Paddy would have rocked this skull collar by TOM K of Etsy. Paddy was pretty bad-ass, a brawny ginger tabby who was always getting into street fights, then charming saucers of milk from neighborhood ladies.
TOM K skull collar on Etsy

High-karat gold would have better suited Fred: tall, sleek, black and housebound. In fact, a small version of the ancient gold collar I showed here would have transformed him into the Sphinx. People were always comparing Fred to the Sphinx, despite what a goofball he actually was.

Why do we make automatic associations with Ancient Egypt when we see a slender cat sitting upright, in that graceful, mysterious, unflinching way? Maybe because stylized cats are always popping up in Greek art.

Cats were revered in Ancient Egypt, which is why the seated cat is a classic motif of ancient Greek jewelry.

Egyptian amulet necklace, c. 1550-332 B.C.

Egyptian necklace (detail), c. 1550-332 B.C. of carnelian beads with amulets including a glazed composition seated cat, a lapis lazuli uraeus with cat’s head, and pomegranate vessels. Sold for $1,059 at Bonhams, London, September 2014.

Egyptian bead necklace, c. 664 B.C.

Egyptian necklace (detail), c. 664-30 B.C., of green glazed-composition beads in the shape of the god Bes and small seated-cat beads. Sold for $963 at Bonhams, London, Oct. 22, 2013

Bastet, from Egypt, c. 664-30 BC. (©Trustees of the British Museum)

Bastet, from Egypt, c. 664-30 BC. (©Trustees of the British Museum)

This bronze figure of cat-headed goddess Bastet, right, now in the British Museum, was made around the same time as the second necklace, Late Period Egypt, about six centuries B.C. Bastet translates literally to “she of the ointment jar,” the museum catalog tells us, reflecting her soothing and peaceful nature.

“Bastet was the protective aspect of the feline goddess, perhaps because the cat takes good care of its kittens,” according to the museum. “The aggressive aspect is represented by Sekhmet, goddess of destruction.”

Well, that about sums up the cat, doesn’t it?

Egyptians worshipped both extremes with great fanfare, including the festival of Bastet, which sounds like the ancient version of a rave.
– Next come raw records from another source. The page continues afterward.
typedef unsigned short bf16_t;
typedef short bf16x8 __attribute__((ext_vector_type(8)));
typedef short bf16x4 __attribute__((ext_vector_type(4)));
typedef float f32x4 __attribute__((ext_vector_type(4)));
typedef float f32x16 __attribute__((ext_vector_type(16)));
typedef double f64x4 __attribute__((ext_vector_type(4)));

typedef _Float16 f16x8 __attribute__((ext_vector_type(8)));
typedef int i32x8 __attribute__((ext_vector_type(8)));
typedef int i32x2 __attribute__((ext_vector_type(2)));

#define AWT_WAVE 64

enum { PREC_BF16 = 1, PREC_F16 = 2, PREC_BF16X3 = 3, PREC_F16X3 = 4, PREC_F16F8 = 5 };
__host__ __device__ constexpr bool prec_known(int p) { return p >= PREC_BF16 && p <= PREC_F16F8; }
__host__ __device__ constexpr bool prec_is_f16(int p) { return p == PREC_F16 || p == PREC_F16X3 || p == PREC_F16F8; }
__host__ __device__ constexpr int prec_products(int p) { return (p == PREC_BF16 || p == PREC_F16) ? 1 : 3; }
constexpr int kF8Act = -2;
// ... 74 lines not shown
  h16 = make_uint2(pack2(h[0], h[1]), pack2(h[2], h[3]));
  hi8 = fp8x4<S>(v[0], v[1], v[2], v[3]);
  lo8 = fp8x4<S + kF8Lo>(l[0], l[1], l[2], l[3]);
}

__device__ __forceinline__ void glds16_asm(const void* gsrc, char* lds_wave_base) {
  const unsigned dst = __builtin_amdgcn_readfirstlane((unsigned)(uintptr_t)(__attribute__((address_space(3))) char*)lds_wave_base);
  unsigned keep;
  asm volatile("s_mov_b32 %0, m0\n\ts_mov_b32 m0, %2\n\ts_nop 0\n\tglobal_load_lds_dwordx4 %1, off\n\ts_mov_b32 m0, %0"
               : "=&s"(keep) : "v"(gsrc), "s"(dst) : "memory");
}

__device__ __forceinline__ void glds16_asm_sbase(const void* sbase, unsigned lane_byte_off, unsigned lds_wave_addr) {
  const unsigned dst = __builtin_amdgcn_readfirstlane(lds_wave_addr);
  unsigned keep;
  asm volatile("s_mov_b32 %0, m0\n\ts_mov_b32 m0, %3\n\ts_nop 0\n\tglobal_load_lds_dwordx4 %1, %2\n\ts_mov_b32 m0, %0"
               : "=&s"(keep) : "v"(lane_byte_off), "s"(sbase), "s"(dst) : "memory");
}

__device__ __forceinline__ float erf_fast(float x) {
  const float ax = fabsf(x);
  const float t = __builtin_amdgcn_rcpf(fmaf(0.3275911f, ax, 1.0f));
  float p = fmaf(1.061405429f, t, -1.453152027f);
  p = fmaf(p, t, 1.421413741f);
  p = fmaf(p, t, -0.284496736f);
  p = fmaf(p, t, 0.254829592f);
  const float y = 1.0f - p * t * __expf(-ax * ax);
  return copysignf(y, x);
}
__device__ __forceinline__ float gelu_erf(float x) {
  const float t = fabsf(x) * 0.70710678118654752440f, tc = fminf(t, 4.2f);
  float q = fmaf(-0.00010022104106610641f, tc, 0.0004615735961124301f);
  q = fmaf(q, tc, 0.0023022345267236233f);
  q = fmaf(q, tc, -0.029452508315443993f);
  q = fmaf(q, tc, 0.14896366000175476f);
  q = fmaf(q, tc, 0.9183286428451538f);
  q = fmaf(q, tc, 1.6279137134552002f);
  const float e = __builtin_amdgcn_exp2f(fmaf(tc - t, 12.5f, -tc * q));
  const float h = 0.5f * x;
  return fmaf(-fabsf(h), e, h + fabsf(h));
}

__host__ __device__ __forceinline__ int64_t w_frag_index(int n, int k, int ksteps) {
  const int nt = n >> 4, r = n & 15, ks = k >> 5, kq = (k & 31) >> 3, j = k & 7;
  return (((int64_t)nt * ksteps + ks) * 64 + (kq * 16 + r)) * 8 + j;
}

Around four centuries B.C., Greek historian Herodotus described the lead-up to this festival, a procession by boats filled with musicians playing instruments, singing and clapping. When the boats approached, villagers would run out and dance along the banks, calling out to the band. The festival itself, held at the temple of Bastet, involve “a large number of sacrifices and the consumption of copious amounts of wine by the crowds that attended.”

Jade carving of cat with dragonfly

But it wasn’t only Egypt that held the cat in high regard. The feline is lovingly depicted in paintings and gem carvings from ancient China and Japan as well.

Some jade cat pendants, carved in relief during the Qing Dynasty, 18th/19th century, are coming up for sale this month at Sotheby’s and Christie’s, including a couple cats cuddling up with giant dragonflies. This cat at Sotheby’s Asian Art auction is curled up on a palm fan. He’s being sold with another pendant with a jade cat on a plantain leaf.

“The cat, a symbol of longevity, and a dragonfly, represents wishes for a long life, and would have made a suitable birthday present,” according to Sotheby’s catalog.

By turn-of-the-century Japan, the cat has gotten lazy, fat and happy in the form of ivory netsuke.

Cat netsuke Cat netsuke, back view

Netsuke by Miyagi Chokusai, late 19th/early 20th century, sold for $5,395 at Bonhams

Made around the same time in England, this is how the wearable cat was being depicted in Europe – as a girl’s best friend.

Girl with cat locket

This one is in the form of locket on a sapphire and diamond rosary bead necklace sold at Bonhams, Oxford, in 2013. It depicts a maiden holding a cat, her arm accented with a cuff of rose-cut diamonds. The catalog doesn’t specify when it was made, but it looks Pre-Raphaelite.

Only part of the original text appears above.